I love a crab cake, but the deep fried version leaves me feeling bloated and meh. Not these quick and tasty healthy crab cakes. They are lightly pan fried, with no nasty fillers. Oh and they just happen to be… absolutely freaking delicious! And then there’s the sides. A super fresh salad with cucumber, tomato and avocado, paprika mayo, and corn on the cob. Because seriously, who doesn’t like corn on the cob? Only the crazy people, that’s who!
Tummy trouble? Don’t worry, I’ve got you covered! These healthy crab cakes are gluten free (I use almond meal instead of breadcrumbs – yay!) and dairy free. So that’s high fives all round for a tummy friendly meal!
Sound to good to be true? They must be hard to cook, right? Wrong! This recipe is super simple, and takes 20 minutes…tops! Fancy pants crab cakes on a weeknight…no problem. You guys are in for a seriously delicious treat!
Quick & Tasty Healthy Crab Cakes
Quick, easy, healthy and delicious...these crab cakes have it all.
- Crab Cakes
- 300g of ready to eat crab meat
- 2 spring onions chopped thinly
- 2 tbs finely chopped parsley
- Juice and zest of ½ lemon
- 1 egg
- tsp Dijon mustard
- ½ cup almond meal or flour
- 2 tsp olive oil
- 1 Lebanese cucumber
- ½ avocado
- 12 cherry tomatoes
- ½ lemon
- 1 corn cob (husk on)
- 2 tbs mayonnaise
- ½ tsp smoky paprika
- Step 1 In a large bowl mix together all the crab cake ingredients and season with salt and pepper. You will know that the mixture is right, when you can pick it up and squeeze it into a ball. If the mixture seems too wet (it shouldn’t), just add a little more almond meal.
- Step 2 Use your hands to divide the mixture into 6 balls, and flatten them with your hands to make patties.
- Step 3 Heat 1 tsp of oil in a fry pan on medium to high heat, making sure the entire pan is covered (add a little extra olive oil if you need to). Cook the crab cakes for 3 minutes on each side or until both sides are crisp and golden. If you need to cook them in batches remember to add another tsp of olive oil to the pan before your second batch. When they are done, remove to a plate covered with paper towel. The insides will still be soft, but that’s okay you don’t want to over cook them.
- Step 4 While the crab cakes are cooking, make the salad by dicing the cucumber, tomatoes and avocado. When done, give the salad a good squeeze of lemon and season with salt and pepper. You can do it right there on the chopping board (who wants to clean another bowl?) Put the corn (husk on) in the microwave for 4 minutes resting on a microwave safe plate or dish. When the corn is cooked, remove the husk (it will come off super easily) and chop it into rounds. Finally, put the mayo in a small bowl and stir in the smoky paprika.

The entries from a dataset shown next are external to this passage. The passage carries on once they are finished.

template <uint32_t RING_WORDS>
__global__ __launch_bounds__(BLOCK) void k_encode_tiles(const uint8_t *__restrict__ base, uint64_t lo, uint64_t hi,
                                                        uint32_t rounds_per_tile, uint32_t n_tiles,
                                                        const unsigned long long *__restrict__ tile_off,
                                                        const uint2 *__restrict__ enc_table, uint32_t *__restrict__ out32) {
    __shared__ __attribute__((aligned(16))) uint32_t ring[RING_WORDS];
    __shared__ __attribute__((aligned(16))) uint2 tab[256];
    __shared__ uint32_t scratch[2][4];
    const int tid = threadIdx.x;
    tab[tid] = enc_table[tid];
    for (uint32_t i = tid; i < RING_WORDS; i += BLOCK) ring[i] = 0;
    __syncthreads();

    const uint64_t tile_bytes = static_cast<uint64_t>(rounds_per_tile) * ROUND_BYTES;
    for (uint32_t t = blockIdx.x; t < n_tiles; t += gridDim.x) {
        const unsigned long long bit0 = tile_off[t];
        RingFlush f;
        f.ring = ring;
        f.out32 = out32 + (bit0 >> 5);
        f.first_word_shared = (bit0 & 31) != 0;
        uint32_t run = static_cast<uint32_t>(bit0 & 31);
        uint32_t flushed = 0;
        const uint64_t t0 = static_cast<uint64_t>(t) * tile_bytes + static_cast<uint64_t>(tid) * 16;
        const bool interior = static_cast<uint64_t>(t) * tile_bytes >= lo && static_cast<uint64_t>(t + 1) * tile_bytes <= hi;

        Chunk cur = load_chunk_in_tile<ET_NT_LOAD_K4>(base, t0, lo, hi, interior);
#pragma unroll
        for (int k = 0; k < 4; ++k) ET_PIN(cur.w[k]);
        for (uint32_t r = 0; r < rounds_per_tile; ++r) {
            Chunk nxt;
            nxt.valid = 0;
            nxt.w[0] = nxt.w[1] = nxt.w[2] = nxt.w[3] = 0;
            if (r + 1 < rounds_per_tile) nxt = load_chunk_in_tile<ET_NT_LOAD_K4>(base, t0 + static_cast<uint64_t>(r + 1) * ROUND_BYTES, lo, hi, interior);

#define ET_ENTRY(k_) tab[(cur.w[(k_) >> 2] >> (8 * ((k_) & 3))) & 0xffu]
            uint32_t qcode[4], qlen[4];
            uint32_t tot = 0;
            bool wide4 = false;
            if (cur.valid == 0xffffu) {
#pragma unroll
                for (int q = 0; q < 4; ++q) {
                    const uint2 e0 = ET_ENTRY(4 * q), e1 = ET_ENTRY(4 * q + 1), e2 = ET_ENTRY(4 * q + 2), e3 = ET_ENTRY(4 * q + 3);
                    const uint32_t l01 = e0.y + e1.y, l23 = e2.y + e3.y;
                    const uint32_t c01 = e0.x | (e1.x >> (e0.y & 31u)), c23 = e2.x | (e3.x >> (e2.y & 31u));
                    qlen[q] = l01 + l23;
                    qcode[q] = c01 | (c23 >> (l01 & 31u));
                }
                wide4 = max(max(qlen[0], qlen[1]), max(qlen[2], qlen[3])) > 32u;
                tot = (qlen[0] + qlen[1] + qlen[2]) + qlen[3];
            } else {
                wide4 = true;
#pragma unroll
                for (int q = 0; q < 4; ++q) qcode[q] = 0, qlen[q] = 64;
                for (int k = 0; k < 16; ++k)
                    if ((cur.valid >> k) & 1u) tot += ET_ENTRY(k).y;
            }
            uint32_t round_total;
            const uint32_t excl = block_exclusive_scan(tot, scratch[r & 1], &round_total);

// ... 405 lines not shown
        walk_write_chain<2>(cw, smem8, W, start, my_lo, (win_), (win_hi_), stage_off);                     \
    }
#define WV_LDS_ORDER()                                          \
    {                                                           \
        __builtin_amdgcn_fence(__ATOMIC_RELEASE, "wavefront");  \
        __builtin_amdgcn_wave_barrier();                        \
        __builtin_amdgcn_fence(__ATOMIC_ACQUIRE, "wavefront");  \
    }
#define WV_WINDOW_STORE(win_, win_hi_)                                                                     \
    {                                                                                                      \
        WV_LDS_ORDER()                                                                                     \
        const uint32_t lo_valid = max((win_), phase);  \
        for (uint32_t g = (win_) + lane * 16; g < (win_hi_); g += 64 * 16) {                               \
            if (g >= lo_valid && g + 16 <= (win_hi_)) {                                                    \
                typedef uint32_t u32x4_nt __attribute__((ext_vector_type(4)));                             \
                 \
                __builtin_nontemporal_store(*reinterpret_cast<const u32x4_nt *>(stage + (g - (win_))), reinterpret_cast<u32x4_nt *>(out_base + g)); \
            }                                                                                              \
        }                                                                                                  \
         \
        const uint32_t head = lo_valid & ~15u, tail = (win_hi_) & ~15u;                                    \
        const uint32_t pos = (lane < 16 ? head : tail) + (lane & 15u);                                     \
        const bool partial = lane < 16 ? (lo_valid & 15u) != 0 : ((win_hi_) & 15u) != 0;  \
        if (lane < 32 && partial && pos >= lo_valid && pos < (win_hi_)) out_base[pos] = stage[pos - (win_)]; \
        WV_LDS_ORDER()                                                                                     \
    }
            uint32_t win = 0;
            bool strips_unit = false;
            if (STRIPS) strips_unit = span && !one_window && !this_edge && n_out == wave_total;
            if (strips_unit) {
                if (count) walk_write_chain<3>(cw, smem8, W, start, lds_stage + static_cast<uint32_t>(lane) * WS_STRIDE - 1u, 0, 0, 0,
#ifdef ET_PROBE_STRIPS_DENSE_DST
                                                     out + (ow & ~static_cast<uint64_t>(15)) + static_cast<uint32_t>(lane) * 64u);
#else
                                                     out + ow + my_off);
#endif
                WV_LDS_ORDER()
            } else if (span) {
                for (;; win += WV_STAGE) {
                    const uint32_t win_hi = min(win + WV_STAGE, span);
                    WV_WINDOW_WALK(win, win_hi)
                    if (win_hi == span) break;
                    WV_WINDOW_STORE(win, win_hi)
                }
            }
            WV_TAKE()
            if (span && !strips_unit) WV_WINDOW_STORE(win, span)
#undef WV_WINDOW_STORE
#undef WV_LDS_ORDER
#undef WV_WINDOW_WALK
        }
#undef WV_TAKE
#undef WV_FETCH
    }
}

- Step 5 When all the crab cakes are cooked. Divide the crab cakes, salad and corn between 2 plates and serve with the paprika mayo.
- If you are in Australia I found ready to eat crab meat at Woolworths, it comes in 140g tubs (you’ll need 2 tubs for this recipe). Find it in the refrigerated section next to the smoked salmon.
- Haven’t got a microwave? Don’t worry! Cook your corn the old fashioned way, on the stove. I suggest cooking corn in the microwave to save time. Plus, it’s super easy!
If you make my Healthy Crab Cakes, remember to share them with me on Instagram. I love seeing and sharing your creations. Find me at @youtotallygotthis and use the hastag #youtotallygotthis so I can find you!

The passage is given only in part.